• _WHAT IS EXPECTED_:
Within the listing below, the lines to output run from the one containing "cellIdx, sg, stageCap, P, topk, ncand);" through the one containing "int orb_k_proj_resolve_kernel(int nproblems, int"; copy them exactly and nothing else.

• _MATERIAL FOR THIS EXERCISE_:
template <int NW>
__global__ __launch_bounds__(64 * NW) void k_proj_resolve(
    const orb_keypoint_t* __restrict__ keys, const uint8_t* __restrict__ desc,
    const float* __restrict__ uright, const uint8_t* __restrict__ locked,
    const int32_t* __restrict__ nkeys, int kpStride, const orb_mp_track_t* __restrict__ mps,
    const uint8_t* __restrict__ mpDesc, const int32_t* __restrict__ nmps, int mpStride,
    const int32_t* __restrict__ cellStart, const int32_t* __restrict__ cellIdx, ProjParams P,
    const uint32_t* __restrict__ topk, const int32_t* __restrict__ ncand,
    int32_t* __restrict__ kpMatch, int32_t* __restrict__ nmatches) {
  constexpr int W = 64 * NW, CHUNK = 256 * NW;
  extern __shared__ __attribute__((aligned(16))) uint32_t dyn[];
  __shared__ uint4 cTop[CHUNK];
  __shared__ int cN[CHUNK];
  __shared__ uint8_t cObs[CHUNK];
  __shared__ int sFirst[NW], sCount[NW];
  __shared__ int sSlow;
  const int p = blockIdx.x, t = threadIdx.x, lane = t & 63, wv = t >> 6;
  const int n = nkeys[p], M = nmps[p];
  const int words = (kpStride + 31) >> 5;
  uint32_t* bm = dyn;
  int* claimBy = (int*)(dyn + ((words + 3) & ~3));
  for (int i = t; i < words; i += W) bm[i] = 0u;
  for (int i = t; i < kpStride; i += W) claimBy[i] = W;
  int32_t* km = kpMatch + (size_t)p * kpStride;
  for (int i = t; i < n; i += W) km[i] = -1;
  __syncthreads();
  const float nnratio = P.nnratio;
  const size_t pbase = (size_t)p * mpStride;
  int matches = 0;
  int start = 0;
  int cb = -CHUNK;
  while (start < M) {
    if (start + W > cb + CHUNK && cb + CHUNK < M) {
      cb = start;
      __syncthreads();
      for (int j = t; j < CHUNK; j += W) {
        const int m = cb + j;
        if (m < M) {
          cTop[j] = *reinterpret_cast<const uint4*>(topk + (pbase + m) * TOPK);
          const int v = ncand[pbase + m];
          cN[j] = v;
          cObs[j] = nc_obs(v);
        }
      }
      __syncthreads();
    }
    const int m = start + t;
    const bool active = m < M;
    int nc = -1, ncRaw = -1;
    uint32_t e[TOPK];
    bool hasObs = false;
    if (active) {
      const int j = m - cb;
      ncRaw = cN[j];
      nc = nc_count(ncRaw);
      const uint4 t4 = cTop[j];
      e[0] = t4.x; e[1] = t4.y; e[2] = t4.z; e[3] = t4.w;
      hasObs = cObs[j] != 0;
    }
    int bestDist = 256, bestLevel = -1, bestDist2 = 256, bestLevel2 = -1, bestIdx = -1;
    int consumed = 0, found = 0;
    if (nc > 0) {
      const int avail = nc < TOPK ? nc : TOPK;
      for (int j = 0; j < avail && found < 2; ++j) {
        ++consumed;
        const int idx = cand_idx(e[j]);
        if (lock_test(bm, idx)) continue;
        if (found == 0) {
          bestDist = cand_dist(e[j]);
          bestLevel = cand_oct(e[j]);
          bestIdx = idx;
        } else {
          bestDist2 = cand_dist(e[j]);
          bestLevel2 = cand_oct(e[j]);
        }
        ++found;
      }
    }
    const bool slow = nc > TOPK && found < 2;
    const int slowSlot = nc_slot(ncRaw);
    bool accept = false;
    if (nc > 0 && !slow && bestDist <= 100)
      accept = !(bestLevel == bestLevel2 && (float)bestDist > nnratio * (float)bestDist2);
    const bool locks = accept && hasObs;
    if (locks) atomicMin(&claimBy[bestIdx], t);
    __syncthreads();
    bool conflict = false;
    for (int q = 0; q < consumed; ++q) conflict |= claimBy[cand_idx(e[q])] < t;
    const unsigned long long bad = __ballot(active && (conflict || (slow && t > 0)));
    if (lane == 0) sFirst[wv] = bad ? wv * 64 + (int)__builtin_ctzll(bad) : W;
    if (t == 0) sSlow = active && slow;
    __syncthreads();
    if (locks) claimBy[bestIdx] = W;
    int commit = W;
#pragma unroll
    for (int i = 0; i < NW; ++i) commit = min(commit, sFirst[i]);
    if (sSlow) {
      if (t == 0 && slowSlot >= 0) {
        const uint32_t* lst = ovf_list(P, p, slowSlot);
        int bd = 256, bl = -1, bd2 = 256, bl2 = -1, bi = -1;
        for (int j = 0; j < nc; ++j) {
          const uint32_t ce = lst[j];
          const int idx = cand_idx(ce);
          if (lock_test(bm, idx)) continue;
          const int dist = cand_dist(ce);
          if (dist < bd) {
            bd2 = bd; bd = dist; bl2 = bl; bl = cand_oct(ce); bi = idx;
          } else if (dist < bd2) {
            bl2 = cand_oct(ce); bd2 = dist;
          }
        }
        if (bd <= 100 && !(bl == bl2 && (float)bd > nnratio * (float)bd2)) {
          atomicMax(&km[bi], m);
          if (cObs[m - cb]) bm[bi >> 5] |= 1u << (bi & 31);
          ++matches;
        }
      } else if (t == 0) {
        const size_t mg = pbase + m;
        const orb_mp_track_t mp = mps[mg];
        const int lvl = mp.level;
        float r = (double)mp.view_cos > 0.998 ? 2.5f : 4.0f;
        if (P.th != 1.0f) r *= P.th;
        const float rs = r * P.scale[lvl];
        const orb_keypoint_t* K = keys + (size_t)p * kpStride;
        const uint8_t* D = desc + (size_t)p * kpStride * 32;
        const uint8_t* LK = locked ? locked + (size_t)p * kpStride : nullptr;
        const float* UR = uright ? uright + (size_t)p * kpStride : nullptr;
        const ulonglong4 qd = load_desc(mpDesc + mg * 32);
        int bd = 256, bl = -1, bd2 = 256, bl2 = -1, bi = -1;
        for_features_in_area(K, cellStart + (size_t)p * (GRID_CELLS + 1),
                             cellIdx + (size_t)p * kpStride, P, mp.proj_x, mp.proj_y, rs,
                             lvl - 1, lvl, [&](int idx, const orb_keypoint_t& kp) {
                               if ((LK && LK[idx]) || lock_test(bm, idx)) return;
                               if (UR && UR[idx] > 0) {
                                 const float er = fabsf(mp.proj_xr - UR[idx]);
                                 if (er > r * P.scale[lvl]) return;
                               }
                               const int dist = hamming256(qd, load_desc(D + (size_t)idx * 32));
                               if (dist < bd) {
                                 bd2 = bd; bd = dist; bl2 = bl; bl = kp.octave; bi = idx;
                               } else if (dist < bd2) {
                                 bl2 = kp.octave; bd2 = dist;
                               }
                             });
        if (bd <= 100 && !(bl == bl2 && (float)bd > nnratio * (float)bd2)) {
          atomicMax(&km[bi], m);
          if (mp.has_obs) bm[bi >> 5] |= 1u << (bi & 31);
          ++matches;
        }
      }
      commit = 1;
    } else {
      if (t < commit && accept) {
        atomicMax(&km[bestIdx], m);
        if (locks) atomicOr(&bm[bestIdx >> 5], 1u << (bestIdx & 31));
      }
      matches += __popcll(__ballot(t < commit && accept));
    }
    __syncthreads();
    start += commit;
  }
  if (lane == 0) sCount[wv] = matches;
  __syncthreads();
  if (t == 0) {
    int tot = 0;
#pragma unroll
    for (int i = 0; i < NW; ++i) tot += sCount[i];
    nmatches[p] = tot;
  }
}


__device__ __forceinline__ void lds_barrier() {
  __builtin_amdgcn_fence(__ATOMIC_RELEASE, "workgroup", "local");
  __builtin_amdgcn_s_barrier();
  __builtin_amdgcn_fence(__ATOMIC_ACQUIRE, "workgroup", "local");
}

__device__ __noinline__ int fp_slow(int m, const int* cur, const orb_mp_track_t* mpp,
                                    const uint8_t* mpd, const orb_keypoint_t* K, const uint8_t* D,
                                    const uint8_t* LK, const float* UR, const int32_t* cs,
                                    const int32_t* ci, const ProjParams P, const uint32_t* lst,
                                    int nl) {
  if (lst) {
    uint32_t e[OVF_CAP];
#pragma unroll
    for (int j = 0; j < OVF_CAP; j += 4) {
      const uint4 v = *reinterpret_cast<const uint4*>(lst + j);
      e[j] = v.x; e[j + 1] = v.y; e[j + 2] = v.z; e[j + 3] = v.w;
    }
    int cv[OVF_CAP];
#pragma unroll
    for (int j = 0; j < OVF_CAP; ++j) cv[j] = cur[cand_idx(j < nl ? e[j] : e[0])];
    int bestDist = 256, bestLevel = -1, bestDist2 = 256, bestLevel2 = -1, bestIdx = -1;
#pragma unroll
    for (int j = 0; j < OVF_CAP; ++j) {
      if (j >= nl || cv[j] < m) continue;
      const int dist = cand_dist(e[j]);
      if (dist < bestDist) {
        bestDist2 = bestDist; bestDist = dist;
        bestLevel2 = bestLevel; bestLevel = cand_oct(e[j]); bestIdx = cand_idx(e[j]);
      } else if (dist < bestDist2) {
        bestLevel2 = cand_oct(e[j]); bestDist2 = dist;
      }
    }
    const bool accept = bestIdx >= 0 && bestDist <= 100 &&
                        !(bestLevel == bestLevel2 && (float)bestDist > P.nnratio * (float)bestDist2);
    return accept ? bestIdx : -1;
  }
  const orb_mp_track_t mp = *mpp;
  const int lvl = mp.level;
  float r = (double)mp.view_cos > 0.998 ? 2.5f : 4.0f;
  if (P.th != 1.0f) r *= P.th;
  const float rs = r * P.scale[lvl];
  const ulonglong4 qd = load_desc(mpd);
  int bestDist = 256, bestLevel = -1, bestDist2 = 256, bestLevel2 = -1, bestIdx = -1;
  for_features_in_area(K, cs, ci, P, mp.proj_x, mp.proj_y, rs, lvl - 1, lvl,
                       [&](int idx, const orb_keypoint_t& kp) {
                         if ((LK && LK[idx]) || cur[idx] < m) return;
                         if (UR && UR[idx] > 0) {
                           const float er = fabsf(mp.proj_xr - UR[idx]);
                           if (er > rs) return;
                         }
                         const int dist = hamming256(qd, load_desc(D + (size_t)idx * 32));
                         if (dist < bestDist) {
                           bestDist2 = bestDist; bestDist = dist;
                           bestLevel2 = bestLevel; bestLevel = kp.octave; bestIdx = idx;
                         } else if (dist < bestDist2) {
                           bestLevel2 = kp.octave; bestDist2 = dist;
                         }
                       });
  const bool accept = bestIdx >= 0 && bestDist <= 100 &&
                      !(bestLevel == bestLevel2 && (float)bestDist > P.nnratio * (float)bestDist2);
  return accept ? bestIdx : -1;
}

__device__ __forceinline__ int fp_choose(const uint32_t (&e)[TOPK], int nc, int m, const int* cur,
                                         const orb_mp_track_t* mpp, const uint8_t* mpd,
                                         const orb_keypoint_t* K, const uint8_t* D,
                                         const uint8_t* LK, const float* UR, const int32_t* cs,
                                         const int32_t* ci, const ProjParams& P,
                                         const uint32_t* lst) {
  int bestDist = 256, bestLevel = -1, bestDist2 = 256, bestLevel2 = -1, bestIdx = -1;
  int found = 0;
  const int avail = nc < TOPK ? nc : TOPK;
  int cv[TOPK];
#pragma unroll
  for (int j = 0; j < TOPK; ++j) cv[j] = cur[cand_idx(j < avail ? e[j] : e[0])];
  bool taken[TOPK];
#pragma unroll
  for (int j = 0; j < TOPK; ++j) taken[j] = j < avail ? cv[j] < m : true;
#pragma unroll
  for (int j = 0; j < TOPK; ++j) {
    const bool use = found < 2 && !taken[j];
    if (use && found == 0) {
      bestDist = cand_dist(e[j]); bestLevel = cand_oct(e[j]); bestIdx = cand_idx(e[j]);
    } else if (use) {
      bestDist2 = cand_dist(e[j]); bestLevel2 = cand_oct(e[j]);
    }
    found += use ? 1 : 0;
// ... 364 lines not shown
    hipLaunchKernelGGL((k_proj_candidates<PROJ_WG, false, PROJ_PPT_SMALL>), grid, dim3(wg), lds, s, keys,
                       desc, uright, locked, kpStride, nkeys, mps, mpDesc, nmps, mpStride, cellStart,
                       cellIdx, sg, stageCap, P, topk, ncand);
  return hipGetLastError();
}

#ifndef RESOLVE_FP_T
#define RESOLVE_FP_T 1024
#endif
#ifndef RESOLVE_FP_W
#define RESOLVE_FP_W 1024
#endif
#define RESOLVE_FP_MIN_MAP 20000
#define RESOLVE_FP_FEW 8
#ifndef RESOLVE_AUTO_FP
#define RESOLVE_AUTO_FP 0
#endif
#ifndef RESOLVE_W1_MIN
#define RESOLVE_W1_MIN 128
#endif
#define RESOLVE_FP_LDS_MAX (160 * 1024 - 1024)

int orb_k_proj_resolve_kernel(int nproblems, int kpStride, int mpStride, int schedule) {
  const bool fpFits = (size_t)kpStride * 12 <= RESOLVE_FP_LDS_MAX;
  if (fpFits) {
    if (schedule == ORB_RESOLVE_JACOBI) return ORB_RESOLVE_KERNEL_JACOBI;
    if (schedule == ORB_RESOLVE_FIXED_POINT) return ORB_RESOLVE_KERNEL_FIXED_POINT;
    if (schedule == ORB_RESOLVE_AUTO && (mpStride >= RESOLVE_FP_MIN_MAP || nproblems <= RESOLVE_FP_FEW ||
                                         RESOLVE_AUTO_FP))
      return ORB_RESOLVE_KERNEL_FIXED_POINT;
  }
  if (mpStride >= RESOLVE_FP_MIN_MAP) return ORB_RESOLVE_KERNEL_PREFIX_W8;
  return nproblems >= RESOLVE_W1_MIN ? ORB_RESOLVE_KERNEL_PREFIX_W1 : ORB_RESOLVE_KERNEL_PREFIX_W4;
}

size_t orb_k_proj_jacobi_bytes(int kpStride, int mpStride, int nproblems, int schedule) {
  if (orb_k_proj_resolve_kernel(nproblems, kpStride, mpStride, schedule) != ORB_RESOLVE_KERNEL_JACOBI)
    return 0;
  return (size_t)jacobi_stride(kpStride, mpStride) * 4 * (size_t)nproblems;
}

• _RESULT OF THE TASK_:
                       cellIdx, sg, stageCap, P, topk, ncand);
  return hipGetLastError();
}

#ifndef RESOLVE_FP_T
#define RESOLVE_FP_T 1024
#endif
#ifndef RESOLVE_FP_W
#define RESOLVE_FP_W 1024
#endif
#define RESOLVE_FP_MIN_MAP 20000
#define RESOLVE_FP_FEW 8
#ifndef RESOLVE_AUTO_FP
#define RESOLVE_AUTO_FP 0
#endif
#ifndef RESOLVE_W1_MIN
#define RESOLVE_W1_MIN 128
#endif
#define RESOLVE_FP_LDS_MAX (160 * 1024 - 1024)

int orb_k_proj_resolve_kernel(int nproblems, int kpStride, int mpStride, int schedule) {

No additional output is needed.